## TASK OBJECTIVE
Copy the result of filtering the entries below for lines that include the string "continue".

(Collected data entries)
=======
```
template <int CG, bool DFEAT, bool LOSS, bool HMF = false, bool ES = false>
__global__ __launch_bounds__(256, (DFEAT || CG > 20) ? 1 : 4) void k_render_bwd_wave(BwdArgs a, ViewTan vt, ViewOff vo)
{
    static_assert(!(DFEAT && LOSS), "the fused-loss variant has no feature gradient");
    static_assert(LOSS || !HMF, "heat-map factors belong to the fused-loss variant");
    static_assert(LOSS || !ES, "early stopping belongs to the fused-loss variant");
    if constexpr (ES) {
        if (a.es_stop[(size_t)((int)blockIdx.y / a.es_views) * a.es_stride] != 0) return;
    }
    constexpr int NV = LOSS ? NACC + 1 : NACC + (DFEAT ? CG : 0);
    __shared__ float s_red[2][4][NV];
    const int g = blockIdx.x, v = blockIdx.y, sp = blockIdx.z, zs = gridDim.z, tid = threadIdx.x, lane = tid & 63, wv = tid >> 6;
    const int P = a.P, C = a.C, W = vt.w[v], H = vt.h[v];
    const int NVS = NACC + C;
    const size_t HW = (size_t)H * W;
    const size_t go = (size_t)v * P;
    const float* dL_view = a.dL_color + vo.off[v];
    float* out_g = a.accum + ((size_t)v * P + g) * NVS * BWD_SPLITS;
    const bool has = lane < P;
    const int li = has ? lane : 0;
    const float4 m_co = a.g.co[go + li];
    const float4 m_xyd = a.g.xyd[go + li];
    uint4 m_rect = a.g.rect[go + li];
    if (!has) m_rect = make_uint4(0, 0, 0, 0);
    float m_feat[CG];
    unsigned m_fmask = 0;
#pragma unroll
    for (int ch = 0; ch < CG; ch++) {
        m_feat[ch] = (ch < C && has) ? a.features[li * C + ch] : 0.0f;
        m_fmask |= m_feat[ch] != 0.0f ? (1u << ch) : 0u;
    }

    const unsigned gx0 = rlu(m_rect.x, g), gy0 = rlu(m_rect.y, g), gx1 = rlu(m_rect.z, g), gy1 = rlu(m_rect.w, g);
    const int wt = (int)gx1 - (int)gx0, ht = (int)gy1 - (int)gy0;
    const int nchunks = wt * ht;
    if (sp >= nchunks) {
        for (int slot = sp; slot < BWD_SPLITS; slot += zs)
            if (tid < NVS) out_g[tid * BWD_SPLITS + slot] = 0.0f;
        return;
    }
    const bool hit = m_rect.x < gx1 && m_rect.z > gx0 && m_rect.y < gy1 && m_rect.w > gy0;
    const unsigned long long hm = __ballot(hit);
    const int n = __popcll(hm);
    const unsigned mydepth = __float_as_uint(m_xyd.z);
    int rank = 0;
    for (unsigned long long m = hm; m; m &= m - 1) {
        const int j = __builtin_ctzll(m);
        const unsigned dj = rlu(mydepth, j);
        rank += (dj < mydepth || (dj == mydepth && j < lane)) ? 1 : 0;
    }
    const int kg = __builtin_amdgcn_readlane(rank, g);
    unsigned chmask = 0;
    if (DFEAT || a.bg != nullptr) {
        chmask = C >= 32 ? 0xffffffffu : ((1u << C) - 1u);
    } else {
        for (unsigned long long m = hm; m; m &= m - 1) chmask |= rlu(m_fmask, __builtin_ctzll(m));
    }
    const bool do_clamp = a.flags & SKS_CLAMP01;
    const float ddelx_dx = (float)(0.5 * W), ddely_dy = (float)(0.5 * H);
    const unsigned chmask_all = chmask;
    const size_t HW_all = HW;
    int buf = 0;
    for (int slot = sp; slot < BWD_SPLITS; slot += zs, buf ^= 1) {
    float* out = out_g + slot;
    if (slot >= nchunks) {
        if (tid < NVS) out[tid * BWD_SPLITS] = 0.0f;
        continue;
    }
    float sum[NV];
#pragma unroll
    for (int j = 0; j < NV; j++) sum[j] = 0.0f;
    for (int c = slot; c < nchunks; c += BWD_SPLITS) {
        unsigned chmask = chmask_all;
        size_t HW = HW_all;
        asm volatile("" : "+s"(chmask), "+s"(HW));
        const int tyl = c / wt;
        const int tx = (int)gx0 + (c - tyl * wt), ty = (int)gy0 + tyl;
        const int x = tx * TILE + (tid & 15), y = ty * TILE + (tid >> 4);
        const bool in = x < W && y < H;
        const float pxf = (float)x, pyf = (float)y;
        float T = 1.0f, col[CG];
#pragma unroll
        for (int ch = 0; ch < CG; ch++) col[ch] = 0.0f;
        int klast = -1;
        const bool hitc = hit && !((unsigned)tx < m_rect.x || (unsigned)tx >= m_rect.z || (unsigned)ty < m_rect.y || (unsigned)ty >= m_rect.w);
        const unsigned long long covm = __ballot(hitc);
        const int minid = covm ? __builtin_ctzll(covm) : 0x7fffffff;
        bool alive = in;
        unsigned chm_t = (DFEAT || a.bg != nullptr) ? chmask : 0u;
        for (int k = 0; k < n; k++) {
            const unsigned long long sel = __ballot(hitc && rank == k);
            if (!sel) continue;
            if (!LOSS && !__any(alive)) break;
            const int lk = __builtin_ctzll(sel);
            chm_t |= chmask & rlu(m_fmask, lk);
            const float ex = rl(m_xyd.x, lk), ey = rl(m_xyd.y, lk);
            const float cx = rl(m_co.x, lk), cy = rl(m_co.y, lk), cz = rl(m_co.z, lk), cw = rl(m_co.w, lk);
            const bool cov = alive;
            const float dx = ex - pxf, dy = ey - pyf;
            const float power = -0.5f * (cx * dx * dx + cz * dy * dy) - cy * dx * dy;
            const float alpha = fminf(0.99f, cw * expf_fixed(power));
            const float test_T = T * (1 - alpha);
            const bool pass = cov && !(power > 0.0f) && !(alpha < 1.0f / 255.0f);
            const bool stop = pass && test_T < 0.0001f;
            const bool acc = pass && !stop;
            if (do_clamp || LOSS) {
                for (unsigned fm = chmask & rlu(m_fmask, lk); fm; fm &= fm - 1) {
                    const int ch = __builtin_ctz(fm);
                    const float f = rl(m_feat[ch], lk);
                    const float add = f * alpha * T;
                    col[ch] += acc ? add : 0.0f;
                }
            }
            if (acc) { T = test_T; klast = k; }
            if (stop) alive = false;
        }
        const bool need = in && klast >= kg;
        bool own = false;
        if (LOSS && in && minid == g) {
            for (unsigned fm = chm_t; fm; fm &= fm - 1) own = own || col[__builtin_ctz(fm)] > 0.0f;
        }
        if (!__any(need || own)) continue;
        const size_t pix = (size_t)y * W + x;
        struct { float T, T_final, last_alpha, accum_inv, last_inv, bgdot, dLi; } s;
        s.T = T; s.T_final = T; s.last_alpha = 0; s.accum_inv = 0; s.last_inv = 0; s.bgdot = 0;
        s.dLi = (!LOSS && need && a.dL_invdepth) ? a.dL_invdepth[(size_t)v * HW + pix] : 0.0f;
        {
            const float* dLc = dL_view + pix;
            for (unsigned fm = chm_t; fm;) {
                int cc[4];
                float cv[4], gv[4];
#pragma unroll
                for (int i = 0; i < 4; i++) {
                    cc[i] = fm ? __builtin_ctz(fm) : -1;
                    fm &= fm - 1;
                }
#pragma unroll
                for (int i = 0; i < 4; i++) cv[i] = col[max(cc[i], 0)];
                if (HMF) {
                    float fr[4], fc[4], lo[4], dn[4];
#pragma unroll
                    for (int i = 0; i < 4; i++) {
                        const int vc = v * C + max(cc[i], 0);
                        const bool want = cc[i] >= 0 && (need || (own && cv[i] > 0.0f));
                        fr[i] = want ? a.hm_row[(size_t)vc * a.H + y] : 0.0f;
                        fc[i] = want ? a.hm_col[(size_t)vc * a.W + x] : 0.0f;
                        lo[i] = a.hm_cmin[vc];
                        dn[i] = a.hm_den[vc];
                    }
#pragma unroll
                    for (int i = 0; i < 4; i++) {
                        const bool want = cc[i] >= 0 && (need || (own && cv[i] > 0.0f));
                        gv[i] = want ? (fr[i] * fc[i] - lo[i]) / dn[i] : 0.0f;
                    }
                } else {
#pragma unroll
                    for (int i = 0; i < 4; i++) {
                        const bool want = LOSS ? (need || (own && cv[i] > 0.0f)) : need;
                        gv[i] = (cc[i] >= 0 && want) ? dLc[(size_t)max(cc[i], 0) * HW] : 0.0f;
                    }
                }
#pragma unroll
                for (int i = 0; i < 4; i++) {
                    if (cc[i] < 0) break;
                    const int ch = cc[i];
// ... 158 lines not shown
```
=======
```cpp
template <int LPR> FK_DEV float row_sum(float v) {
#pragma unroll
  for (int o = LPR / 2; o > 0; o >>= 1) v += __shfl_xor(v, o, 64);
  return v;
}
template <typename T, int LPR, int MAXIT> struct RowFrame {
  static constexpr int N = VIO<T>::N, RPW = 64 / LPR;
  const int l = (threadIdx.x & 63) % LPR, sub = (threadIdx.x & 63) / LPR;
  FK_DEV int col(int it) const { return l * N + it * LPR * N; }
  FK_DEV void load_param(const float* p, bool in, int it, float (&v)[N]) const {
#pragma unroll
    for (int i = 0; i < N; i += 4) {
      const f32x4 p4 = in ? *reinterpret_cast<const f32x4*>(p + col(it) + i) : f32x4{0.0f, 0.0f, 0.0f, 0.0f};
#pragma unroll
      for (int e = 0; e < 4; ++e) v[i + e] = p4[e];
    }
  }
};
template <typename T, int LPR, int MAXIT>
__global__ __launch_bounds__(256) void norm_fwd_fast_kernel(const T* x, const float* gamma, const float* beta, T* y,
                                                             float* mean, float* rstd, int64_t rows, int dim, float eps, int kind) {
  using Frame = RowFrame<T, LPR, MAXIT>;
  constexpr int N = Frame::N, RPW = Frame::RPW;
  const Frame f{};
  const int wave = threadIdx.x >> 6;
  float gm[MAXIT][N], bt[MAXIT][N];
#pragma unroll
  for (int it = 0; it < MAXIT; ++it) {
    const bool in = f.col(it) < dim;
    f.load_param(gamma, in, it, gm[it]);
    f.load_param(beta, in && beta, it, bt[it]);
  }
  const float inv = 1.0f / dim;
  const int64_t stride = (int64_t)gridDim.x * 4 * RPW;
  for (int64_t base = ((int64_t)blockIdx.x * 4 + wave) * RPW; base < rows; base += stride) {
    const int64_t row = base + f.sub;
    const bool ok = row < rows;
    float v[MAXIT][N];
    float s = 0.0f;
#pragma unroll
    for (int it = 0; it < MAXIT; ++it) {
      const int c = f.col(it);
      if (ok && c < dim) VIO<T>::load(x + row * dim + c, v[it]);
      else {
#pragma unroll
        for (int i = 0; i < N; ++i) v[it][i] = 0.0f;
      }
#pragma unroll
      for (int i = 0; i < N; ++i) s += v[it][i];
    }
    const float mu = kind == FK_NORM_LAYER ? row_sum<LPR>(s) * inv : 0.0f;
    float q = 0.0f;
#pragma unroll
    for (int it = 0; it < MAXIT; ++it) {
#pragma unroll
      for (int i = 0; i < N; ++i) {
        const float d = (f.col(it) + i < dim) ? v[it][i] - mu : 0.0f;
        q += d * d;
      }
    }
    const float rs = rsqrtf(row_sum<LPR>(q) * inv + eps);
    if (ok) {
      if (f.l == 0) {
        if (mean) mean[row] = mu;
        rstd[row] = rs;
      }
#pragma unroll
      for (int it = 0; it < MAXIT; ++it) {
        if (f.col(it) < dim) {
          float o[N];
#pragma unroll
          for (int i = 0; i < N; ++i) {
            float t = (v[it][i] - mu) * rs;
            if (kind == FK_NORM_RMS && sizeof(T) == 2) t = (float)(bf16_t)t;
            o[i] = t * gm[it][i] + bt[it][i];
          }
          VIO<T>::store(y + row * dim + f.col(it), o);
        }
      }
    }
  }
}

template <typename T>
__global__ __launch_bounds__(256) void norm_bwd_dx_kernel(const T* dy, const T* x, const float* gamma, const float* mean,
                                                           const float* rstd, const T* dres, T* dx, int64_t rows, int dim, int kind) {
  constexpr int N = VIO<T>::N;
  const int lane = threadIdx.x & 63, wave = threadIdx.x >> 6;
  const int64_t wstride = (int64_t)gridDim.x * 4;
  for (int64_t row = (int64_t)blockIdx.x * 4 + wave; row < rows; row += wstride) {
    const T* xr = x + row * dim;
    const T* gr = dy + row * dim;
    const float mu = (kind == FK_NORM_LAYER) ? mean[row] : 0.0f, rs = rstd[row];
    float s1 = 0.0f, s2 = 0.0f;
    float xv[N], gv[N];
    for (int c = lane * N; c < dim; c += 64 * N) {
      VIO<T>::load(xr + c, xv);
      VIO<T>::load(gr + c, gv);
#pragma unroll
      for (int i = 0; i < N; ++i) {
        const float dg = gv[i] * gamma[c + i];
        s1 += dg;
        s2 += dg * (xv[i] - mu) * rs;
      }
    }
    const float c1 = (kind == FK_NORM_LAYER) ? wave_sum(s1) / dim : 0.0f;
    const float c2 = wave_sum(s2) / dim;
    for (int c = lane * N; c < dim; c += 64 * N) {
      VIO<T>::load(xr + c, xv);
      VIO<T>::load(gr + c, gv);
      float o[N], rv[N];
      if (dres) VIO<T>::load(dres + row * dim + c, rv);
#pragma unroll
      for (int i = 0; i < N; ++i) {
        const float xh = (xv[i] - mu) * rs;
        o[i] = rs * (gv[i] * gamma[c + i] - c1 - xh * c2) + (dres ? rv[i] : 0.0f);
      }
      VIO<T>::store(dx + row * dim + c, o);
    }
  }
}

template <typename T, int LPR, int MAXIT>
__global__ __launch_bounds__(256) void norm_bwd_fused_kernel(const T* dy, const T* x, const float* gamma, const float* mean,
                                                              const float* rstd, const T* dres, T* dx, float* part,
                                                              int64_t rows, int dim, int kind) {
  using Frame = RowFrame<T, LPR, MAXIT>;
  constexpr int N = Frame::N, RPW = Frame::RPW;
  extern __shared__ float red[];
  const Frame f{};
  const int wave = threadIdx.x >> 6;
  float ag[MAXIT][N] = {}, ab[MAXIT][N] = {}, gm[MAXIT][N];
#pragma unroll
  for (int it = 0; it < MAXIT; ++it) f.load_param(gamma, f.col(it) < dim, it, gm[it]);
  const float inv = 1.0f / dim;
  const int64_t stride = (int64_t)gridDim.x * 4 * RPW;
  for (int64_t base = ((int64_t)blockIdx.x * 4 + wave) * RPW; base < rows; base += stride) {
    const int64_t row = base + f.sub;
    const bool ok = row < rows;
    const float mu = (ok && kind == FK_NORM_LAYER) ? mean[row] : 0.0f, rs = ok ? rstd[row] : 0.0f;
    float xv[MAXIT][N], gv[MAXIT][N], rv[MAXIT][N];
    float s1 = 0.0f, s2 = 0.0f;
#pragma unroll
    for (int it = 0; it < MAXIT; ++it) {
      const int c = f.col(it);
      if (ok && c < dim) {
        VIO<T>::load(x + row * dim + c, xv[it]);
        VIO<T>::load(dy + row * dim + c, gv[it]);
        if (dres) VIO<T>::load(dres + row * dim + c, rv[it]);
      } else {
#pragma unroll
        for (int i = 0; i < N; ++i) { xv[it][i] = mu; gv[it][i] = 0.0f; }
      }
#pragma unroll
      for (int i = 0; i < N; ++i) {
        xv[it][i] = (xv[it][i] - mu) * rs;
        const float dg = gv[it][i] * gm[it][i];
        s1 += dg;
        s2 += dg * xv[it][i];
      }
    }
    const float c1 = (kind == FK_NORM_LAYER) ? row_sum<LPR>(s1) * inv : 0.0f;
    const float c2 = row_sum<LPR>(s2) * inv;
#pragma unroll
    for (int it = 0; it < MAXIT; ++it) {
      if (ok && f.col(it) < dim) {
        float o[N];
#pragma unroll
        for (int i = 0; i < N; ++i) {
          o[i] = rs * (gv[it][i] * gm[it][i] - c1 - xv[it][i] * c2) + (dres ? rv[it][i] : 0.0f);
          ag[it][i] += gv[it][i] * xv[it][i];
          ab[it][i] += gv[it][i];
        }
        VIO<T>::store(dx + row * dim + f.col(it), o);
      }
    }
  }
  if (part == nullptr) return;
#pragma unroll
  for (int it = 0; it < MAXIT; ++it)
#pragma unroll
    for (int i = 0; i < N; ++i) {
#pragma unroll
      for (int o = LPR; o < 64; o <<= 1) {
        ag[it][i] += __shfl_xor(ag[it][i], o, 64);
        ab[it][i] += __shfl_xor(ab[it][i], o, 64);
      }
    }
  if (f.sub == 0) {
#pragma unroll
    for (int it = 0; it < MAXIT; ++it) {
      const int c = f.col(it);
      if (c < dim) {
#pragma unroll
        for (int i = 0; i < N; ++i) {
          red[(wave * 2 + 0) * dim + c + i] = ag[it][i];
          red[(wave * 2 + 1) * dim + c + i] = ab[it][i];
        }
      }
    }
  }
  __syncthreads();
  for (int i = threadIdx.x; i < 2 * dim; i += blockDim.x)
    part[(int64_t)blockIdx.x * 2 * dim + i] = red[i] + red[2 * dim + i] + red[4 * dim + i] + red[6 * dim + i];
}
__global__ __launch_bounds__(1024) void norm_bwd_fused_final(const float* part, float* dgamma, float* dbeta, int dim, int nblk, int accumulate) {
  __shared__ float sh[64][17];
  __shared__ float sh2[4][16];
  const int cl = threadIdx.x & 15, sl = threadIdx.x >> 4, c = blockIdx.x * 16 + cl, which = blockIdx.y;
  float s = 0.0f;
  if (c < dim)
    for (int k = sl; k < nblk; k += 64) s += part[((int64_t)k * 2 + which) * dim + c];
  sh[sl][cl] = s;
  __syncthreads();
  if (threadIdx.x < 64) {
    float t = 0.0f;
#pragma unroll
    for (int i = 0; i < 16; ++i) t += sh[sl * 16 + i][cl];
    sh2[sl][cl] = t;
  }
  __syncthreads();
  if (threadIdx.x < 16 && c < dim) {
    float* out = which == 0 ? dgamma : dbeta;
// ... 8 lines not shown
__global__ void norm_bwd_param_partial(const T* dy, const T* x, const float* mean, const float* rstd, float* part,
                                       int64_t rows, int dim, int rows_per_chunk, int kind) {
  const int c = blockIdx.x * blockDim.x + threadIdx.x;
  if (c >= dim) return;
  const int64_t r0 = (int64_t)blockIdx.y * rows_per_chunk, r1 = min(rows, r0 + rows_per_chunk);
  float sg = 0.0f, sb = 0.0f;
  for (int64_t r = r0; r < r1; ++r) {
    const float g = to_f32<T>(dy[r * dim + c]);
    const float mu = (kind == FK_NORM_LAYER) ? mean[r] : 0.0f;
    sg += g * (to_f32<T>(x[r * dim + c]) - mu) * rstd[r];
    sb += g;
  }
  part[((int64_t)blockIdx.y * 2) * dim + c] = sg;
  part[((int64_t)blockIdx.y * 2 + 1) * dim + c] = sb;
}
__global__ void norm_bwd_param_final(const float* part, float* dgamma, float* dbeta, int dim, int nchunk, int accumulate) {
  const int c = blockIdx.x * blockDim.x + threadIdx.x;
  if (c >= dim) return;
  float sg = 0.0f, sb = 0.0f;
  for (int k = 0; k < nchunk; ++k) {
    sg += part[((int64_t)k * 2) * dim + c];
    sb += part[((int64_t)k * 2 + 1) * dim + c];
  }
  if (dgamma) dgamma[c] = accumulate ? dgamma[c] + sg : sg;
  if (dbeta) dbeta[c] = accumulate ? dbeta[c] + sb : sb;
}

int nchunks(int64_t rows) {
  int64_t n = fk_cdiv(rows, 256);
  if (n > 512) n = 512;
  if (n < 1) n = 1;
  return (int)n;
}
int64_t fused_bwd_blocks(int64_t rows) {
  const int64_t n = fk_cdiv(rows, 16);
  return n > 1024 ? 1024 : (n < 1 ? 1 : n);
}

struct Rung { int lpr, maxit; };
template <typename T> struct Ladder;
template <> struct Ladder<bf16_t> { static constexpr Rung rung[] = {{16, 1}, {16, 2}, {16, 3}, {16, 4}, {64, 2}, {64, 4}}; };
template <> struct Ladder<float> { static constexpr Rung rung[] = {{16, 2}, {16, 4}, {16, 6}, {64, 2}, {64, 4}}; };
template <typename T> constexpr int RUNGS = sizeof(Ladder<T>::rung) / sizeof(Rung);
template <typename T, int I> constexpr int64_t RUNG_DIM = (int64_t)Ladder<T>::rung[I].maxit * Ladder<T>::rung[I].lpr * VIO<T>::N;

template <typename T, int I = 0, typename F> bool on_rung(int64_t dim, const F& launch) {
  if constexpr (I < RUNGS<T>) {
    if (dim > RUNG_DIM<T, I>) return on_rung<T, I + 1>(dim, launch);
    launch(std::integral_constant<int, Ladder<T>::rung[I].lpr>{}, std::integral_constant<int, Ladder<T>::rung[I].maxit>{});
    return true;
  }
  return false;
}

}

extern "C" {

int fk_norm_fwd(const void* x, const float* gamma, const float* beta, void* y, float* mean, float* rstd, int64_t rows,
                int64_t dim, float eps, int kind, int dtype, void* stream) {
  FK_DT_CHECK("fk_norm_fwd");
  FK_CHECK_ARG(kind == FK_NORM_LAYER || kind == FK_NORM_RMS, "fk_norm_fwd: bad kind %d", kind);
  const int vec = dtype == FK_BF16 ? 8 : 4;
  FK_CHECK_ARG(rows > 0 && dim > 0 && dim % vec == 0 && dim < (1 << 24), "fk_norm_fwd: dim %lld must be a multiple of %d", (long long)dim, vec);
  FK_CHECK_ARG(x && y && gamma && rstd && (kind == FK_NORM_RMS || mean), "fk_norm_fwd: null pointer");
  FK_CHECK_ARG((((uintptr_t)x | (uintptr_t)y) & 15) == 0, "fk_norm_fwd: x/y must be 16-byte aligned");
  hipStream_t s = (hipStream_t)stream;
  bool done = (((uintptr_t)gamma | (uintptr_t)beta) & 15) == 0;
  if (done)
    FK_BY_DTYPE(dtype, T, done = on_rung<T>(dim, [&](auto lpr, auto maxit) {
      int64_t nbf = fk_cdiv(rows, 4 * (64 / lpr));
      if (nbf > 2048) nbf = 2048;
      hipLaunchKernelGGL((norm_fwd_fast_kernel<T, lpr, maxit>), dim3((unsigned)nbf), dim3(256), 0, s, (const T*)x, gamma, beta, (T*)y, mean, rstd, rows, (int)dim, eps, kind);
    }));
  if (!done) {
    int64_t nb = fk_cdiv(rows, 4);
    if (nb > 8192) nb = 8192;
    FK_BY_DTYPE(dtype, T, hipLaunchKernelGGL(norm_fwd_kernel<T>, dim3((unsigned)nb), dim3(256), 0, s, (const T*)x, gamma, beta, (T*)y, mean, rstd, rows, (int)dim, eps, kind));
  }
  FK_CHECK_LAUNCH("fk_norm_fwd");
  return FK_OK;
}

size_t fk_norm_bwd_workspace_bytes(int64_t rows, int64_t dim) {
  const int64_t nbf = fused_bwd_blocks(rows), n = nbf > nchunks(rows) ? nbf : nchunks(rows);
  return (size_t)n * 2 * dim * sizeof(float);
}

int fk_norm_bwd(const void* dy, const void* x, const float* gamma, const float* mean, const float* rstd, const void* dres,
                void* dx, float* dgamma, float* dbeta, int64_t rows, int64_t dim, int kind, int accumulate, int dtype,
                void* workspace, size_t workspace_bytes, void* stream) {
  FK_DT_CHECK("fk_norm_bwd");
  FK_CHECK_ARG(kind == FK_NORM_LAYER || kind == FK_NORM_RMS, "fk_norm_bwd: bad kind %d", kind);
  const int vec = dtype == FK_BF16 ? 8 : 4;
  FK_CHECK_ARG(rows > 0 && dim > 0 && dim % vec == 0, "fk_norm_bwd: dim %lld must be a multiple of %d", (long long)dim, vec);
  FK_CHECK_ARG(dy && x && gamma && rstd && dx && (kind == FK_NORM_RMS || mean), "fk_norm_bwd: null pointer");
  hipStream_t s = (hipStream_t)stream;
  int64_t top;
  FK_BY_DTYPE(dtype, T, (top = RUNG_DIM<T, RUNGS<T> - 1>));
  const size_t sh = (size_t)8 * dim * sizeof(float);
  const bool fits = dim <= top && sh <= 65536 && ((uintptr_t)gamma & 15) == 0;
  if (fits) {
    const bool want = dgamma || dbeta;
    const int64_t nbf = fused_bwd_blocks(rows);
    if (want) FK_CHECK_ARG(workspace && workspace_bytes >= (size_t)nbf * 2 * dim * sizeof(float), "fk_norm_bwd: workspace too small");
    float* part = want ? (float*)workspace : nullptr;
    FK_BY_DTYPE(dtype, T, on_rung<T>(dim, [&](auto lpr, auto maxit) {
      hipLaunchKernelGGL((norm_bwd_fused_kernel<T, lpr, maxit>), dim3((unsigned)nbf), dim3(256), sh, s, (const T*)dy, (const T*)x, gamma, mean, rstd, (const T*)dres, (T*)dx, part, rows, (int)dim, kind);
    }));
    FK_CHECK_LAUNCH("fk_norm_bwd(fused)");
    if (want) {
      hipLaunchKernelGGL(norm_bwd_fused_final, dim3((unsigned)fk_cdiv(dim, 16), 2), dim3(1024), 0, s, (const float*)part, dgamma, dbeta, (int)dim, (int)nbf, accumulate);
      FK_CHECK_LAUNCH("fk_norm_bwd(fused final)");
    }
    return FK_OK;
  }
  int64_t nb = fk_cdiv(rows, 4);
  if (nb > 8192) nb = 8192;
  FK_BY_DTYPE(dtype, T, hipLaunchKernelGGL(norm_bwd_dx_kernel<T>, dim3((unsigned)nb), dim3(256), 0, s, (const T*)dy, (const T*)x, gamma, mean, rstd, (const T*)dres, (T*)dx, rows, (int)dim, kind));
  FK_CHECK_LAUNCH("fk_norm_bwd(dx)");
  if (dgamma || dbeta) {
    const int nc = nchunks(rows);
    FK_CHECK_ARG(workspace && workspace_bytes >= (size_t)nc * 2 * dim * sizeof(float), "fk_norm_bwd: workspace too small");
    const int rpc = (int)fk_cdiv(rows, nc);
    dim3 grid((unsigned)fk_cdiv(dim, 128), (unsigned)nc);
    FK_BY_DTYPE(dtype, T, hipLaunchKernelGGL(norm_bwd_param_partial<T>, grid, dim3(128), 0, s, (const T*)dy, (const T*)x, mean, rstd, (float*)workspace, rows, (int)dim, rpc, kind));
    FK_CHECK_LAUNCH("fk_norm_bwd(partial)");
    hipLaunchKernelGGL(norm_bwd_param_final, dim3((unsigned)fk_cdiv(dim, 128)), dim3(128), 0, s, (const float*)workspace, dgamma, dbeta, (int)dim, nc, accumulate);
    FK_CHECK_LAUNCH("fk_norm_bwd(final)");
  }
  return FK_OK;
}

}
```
=======
## SOLUTION
        continue;
            if (!sel) continue;
        if (!__any(need || own)) continue;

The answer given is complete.